── Exercise data ──

static int astar_run(sc_ctx* ctx, const int32_t* d2, int G, const int32_t* qgrid, int W, int H, int32_t r2, const int32_t* start,
                     const int32_t* goal, int Q, int Lmax, int32_t* path, int32_t* len, int32_t* cost,
                     int32_t* status, bool full_g = false) {
    const size_t cells = (size_t)W * H;
    const int tw = full_g ? (W + 3) >> 2 : (W + 7) >> 3, bw = (W + 31) >> 5;
    const size_t gcells = full_g ? (size_t)tw * ((H + 3) >> 2) * 16 : (size_t)tw * ((H + 7) >> 3) * 64;
    const size_t gsz = full_g ? 4 : 1;
    const size_t bwords = (size_t)bw * ((H + 15) >> 4) * 16;
    const int32_t rmin = r2 > 1 ? r2 : 1;
    int r = sc_scratch_reserve(ctx, &ctx->moves, cells * (size_t)G);
    if (r != SC_OK) return r;
    r = sc_launch_moves(ctx, d2, W, H * G, H, r2, (uint8_t*)ctx->moves.p);
    if (r != SC_OK) return r;
    r = sc_scratch_reserve(ctx, &ctx->qstats, (size_t)Q * 6 * sizeof(int32_t));
    if (r != SC_OK) return r;
    int32_t* expanded = (int32_t*)ctx->qstats.p;
    int32_t* order = expanded + 4 * (size_t)Q;
    int32_t* ovf_list = order + Q;
    ctx->last_Q = Q;
    int cap = ctx->astar_cap;
    if (const char* e = getenv("SC_ASTAR_CAP")) { const int v = atoi(e); if (v >= 1024 && (v & (v - 1)) == 0) cap = v; }
    if (cells > ((size_t)1 << 21)) {
        int want = 1 << 15;
        while (want < 64 * (W > H ? W : H)) want <<= 1;
        if (cap < want) cap = want;
    }
    const size_t per_slot = gcells * gsz + bwords * 4 + (size_t)NBUCKET * cap * 4;
    size_t slots = ctx->astar_slot_budget / per_slot;
    const size_t rlat = (size_t)astar_resident_dual(ctx, true);
    const bool latency = !full_g && rlat > 0 && (size_t)Q <= rlat && (size_t)Q <= slots;
    const size_t rdual = latency ? rlat : (size_t)astar_resident_dual(ctx, false);
    const bool dual = !full_g && rdual > 0;
    const size_t resident = dual ? rdual : (size_t)astar_resident_waves(ctx);
    if (slots > resident) slots = resident;
    if (slots > (size_t)Q) slots = Q;
    if (slots < 1) slots = 1;
    auto ring_slots = [](size_t n) { return n > 16 ? n : (size_t)16; };
    if (slots * gcells * gsz > ctx->gslots.bytes || slots * bwords * 4 > ctx->closed.bytes || ring_slots(slots) * NBUCKET * (size_t)cap * 4 > ctx->buckets.bytes) {
        size_t free_b = 0, total_b = 0;
        if (hipMemGetInfo(&free_b, &total_b) == hipSuccess) {
            const size_t avail = (size_t)(0.9 * (double)(free_b + ctx->gslots.bytes + ctx->closed.bytes + ctx->buckets.bytes));
            while (slots > 1 && slots * (gcells * gsz + bwords * 4) + ring_slots(slots) * NBUCKET * (size_t)cap * 4 > avail) slots = (slots + 1) / 2;
        }
    }
    for (;;) {
        r = sc_scratch_reserve(ctx, &ctx->gslots, slots * gcells * gsz);
        if (r == SC_OK) r = sc_scratch_reserve(ctx, &ctx->closed, slots * bwords * 4);
        if (r == SC_OK) r = sc_scratch_reserve(ctx, &ctx->buckets, ring_slots(slots) * NBUCKET * (size_t)cap * 4);
        if (r == SC_OK) break;
        if (r != SC_ERR_NOMEM || slots <= 1) return r;
        (void)hipGetLastError();
        slots = (slots + 1) / 2;
    }
    if (!ctx->actr.p) {
        r = sc_scratch_reserve(ctx, &ctx->actr, 16 * sizeof(int32_t));
        if (r != SC_OK) return r;
        SC_HIP(ctx, hipMemsetAsync(ctx->actr.p, 0, 16 * sizeof(int32_t), ctx->stream));
    }
    int32_t* ctr = (int32_t*)ctx->actr.p;

    const bool sorted = (size_t)Q > slots;
    int tk = sc_time_begin(ctx, SC_K_ASTAR);
    hipLaunchKernelGGL(astar_prep_kernel, dim3(1), dim3(1024), 0, ctx->stream, start, goal, Q, W, H, sorted ? order : (int32_t*)nullptr, ctr);
    astar_args a{(const uint8_t*)ctx->moves.p, d2, W, H, rmin, start, goal, qgrid, sorted ? order : nullptr, nullptr, Q, Lmax, path, len,
                 cost, status, ctx->gslots.p, (uint32_t*)ctx->closed.p, (uint32_t*)ctx->buckets.p, cap, expanded, ctr,
                 ovf_list, ctr + 1, ctr + 4, Q, (dual && (size_t)Q > slots) ? 1 : 0, tw, bw, gcells, bwords};
    if (full_g) hipLaunchKernelGGL(astar_kernel<uint32_t>, dim3((unsigned)slots), dim3(64), 0, ctx->stream, a);
    else if (dual && latency && (size_t)Q <= slots)
        hipLaunchKernelGGL((astar_kernel_dual<uint8_t, ASTAR_CQ_LATENCY, ASTAR_RU_LATENCY>), dim3((unsigned)slots), dim3(128), 0, ctx->stream, a);
    else if (dual)
        hipLaunchKernelGGL((astar_kernel_dual<uint8_t, ASTAR_CQ_THROUGHPUT, ASTAR_RU_THROUGHPUT>), dim3((unsigned)slots), dim3(128), 0, ctx->stream, a);
    else hipLaunchKernelGGL(astar_kernel<uint8_t>, dim3((unsigned)slots), dim3(64), 0, ctx->stream, a);
    {
        const size_t rslots = slots >= 16 ? slots / 16 : 1;
        const int rcap = cap * 16;
        astar_args b = a;
        b.order = ovf_list; b.nq_dev = ctr + 1; b.nq = 0; b.cap = rcap; b.counter = ctr + 2;
        b.ovf_list = order; b.ovf_count = ctr + 3;
        if (full_g) hipLaunchKernelGGL(astar_kernel<uint32_t>, dim3((unsigned)rslots), dim3(64), 0, ctx->stream, b);
        else hipLaunchKernelGGL(astar_kernel<uint8_t>, dim3((unsigned)rslots), dim3(64), 0, ctx->stream, b);
    }
    sc_time_end(ctx, tk);
    SC_HIP(ctx, hipGetLastError());
    return SC_OK;
}

extern "C" int sc_astar_batch(sc_ctx* ctx, const int32_t* d2, int W, int H, int32_t r2_clear,
                              const int32_t* start, const int32_t* goal, int Q, int Lmax,
                              int32_t* path, int32_t* len, int32_t* cost, int32_t* status) {
    if (!ctx || !d2 || !start || !goal || !path || !len || !cost || !status || W <= 0 || H <= 0 || Q < 0 ||
        Lmax <= 0 || W > SC_MAX_DIM || H > SC_MAX_DIM)
        return SC_ERR_INVALID;
    if (Q == 0) return SC_OK;
    SC_HIP(ctx, hipSetDevice(ctx->device));
    return astar_run(ctx, d2, 1, nullptr, W, H, r2_clear, start, goal, Q, Lmax, path, len, cost, status);
}

extern "C" int sc_astar_batch_multi(sc_ctx* ctx, const int32_t* d2, int G, const int32_t* qgrid, int W, int H, int32_t r2_clear,
                                    const int32_t* start, const int32_t* goal, int Q, int Lmax,
                                    int32_t* path, int32_t* len, int32_t* cost, int32_t* status) {
    if (!ctx || !d2 || !qgrid || !start || !goal || !path || !len || !cost || !status || G <= 0 || W <= 0 || H <= 0 || Q < 0 ||
        Lmax <= 0 || W > SC_MAX_DIM || H > SC_MAX_DIM || (long long)H * G > 0x7FFFFFFF / (W > 0 ? W : 1))
        return SC_ERR_INVALID;
    if (Q == 0) return SC_OK;
    SC_HIP(ctx, hipSetDevice(ctx->device));
    return astar_run(ctx, d2, G, qgrid, W, H, r2_clear, start, goal, Q, Lmax, path, len, cost, status);
}

extern "C" int sc_astar_last_expansions(sc_ctx* ctx, int64_t* expansions) {
    if (!ctx || !expansions) return SC_ERR_INVALID;
    *expansions = 0;
    if (ctx->last_Q <= 0) return SC_OK;
    std::vector<int32_t> ex(ctx->last_Q);
    SC_HIP(ctx, hipMemcpyAsync(ex.data(), ctx->qstats.p, (size_t)ctx->last_Q * 4, hipMemcpyDeviceToHost, ctx->stream));
    SC_HIP(ctx, hipStreamSynchronize(ctx->stream));
    int64_t tot = 0;
    for (int v : ex) tot += v;
    *expansions = tot;
    return SC_OK;
}

extern "C" int sc_astar_gfield(sc_ctx* ctx, const int32_t* d2, int W, int H, int32_t r2_clear,
                               int32_t start, int32_t goal, uint32_t* gfield, int32_t* cost, int32_t* status) {
    if (!ctx || !d2 || !gfield || !cost || !status || W <= 0 || H <= 0 || W > SC_MAX_DIM || H > SC_MAX_DIM)
        return SC_ERR_INVALID;
    SC_HIP(ctx, hipSetDevice(ctx->device));
    const size_t cells = (size_t)W * H;
    int r = sc_scratch_reserve(ctx, &ctx->staging[7], 64);
    if (r != SC_OK) return r;
    int32_t* sg = (int32_t*)ctx->staging[7].p;
    int32_t h[2] = {start, goal};
    SC_HIP(ctx, hipMemcpyAsync(sg, h, 8, hipMemcpyHostToDevice, ctx->stream));
    SC_HIP(ctx, hipStreamSynchronize(ctx->stream));
    r = astar_run(ctx, d2, 1, nullptr, W, H, r2_clear, sg, sg + 1, 1, 1, sg + 4, sg + 2, cost, status, true);
    if (r != SC_OK) return r;
    hipLaunchKernelGGL(gfield_kernel, dim3((unsigned)((cells + 255) / 256)), dim3(256), 0, ctx->stream,
                       (const uint32_t*)ctx->gslots.p, (const uint32_t*)ctx->closed.p, W, H, (W + 3) >> 2, (W + 31) >> 5, gfield);
    SC_HIP(ctx, hipGetLastError());
    return SC_OK;
}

───

What needs to be done:
Give back, unchanged, the run of lines in the listing above that begins at the line containing "const bool sorted = (size_t)Q > slots;" and ends at the line containing "ovf_list, ctr +", both included.

Completed task:
    const bool sorted = (size_t)Q > slots;
    int tk = sc_time_begin(ctx, SC_K_ASTAR);
    hipLaunchKernelGGL(astar_prep_kernel, dim3(1), dim3(1024), 0, ctx->stream, start, goal, Q, W, H, sorted ? order : (int32_t*)nullptr, ctr);
    astar_args a{(const uint8_t*)ctx->moves.p, d2, W, H, rmin, start, goal, qgrid, sorted ? order : nullptr, nullptr, Q, Lmax, path, len,
                 cost, status, ctx->gslots.p, (uint32_t*)ctx->closed.p, (uint32_t*)ctx->buckets.p, cap, expanded, ctr,
                 ovf_list, ctr + 1, ctr + 4, Q, (dual && (size_t)Q > slots) ? 1 : 0, tw, bw, gcells, bwords};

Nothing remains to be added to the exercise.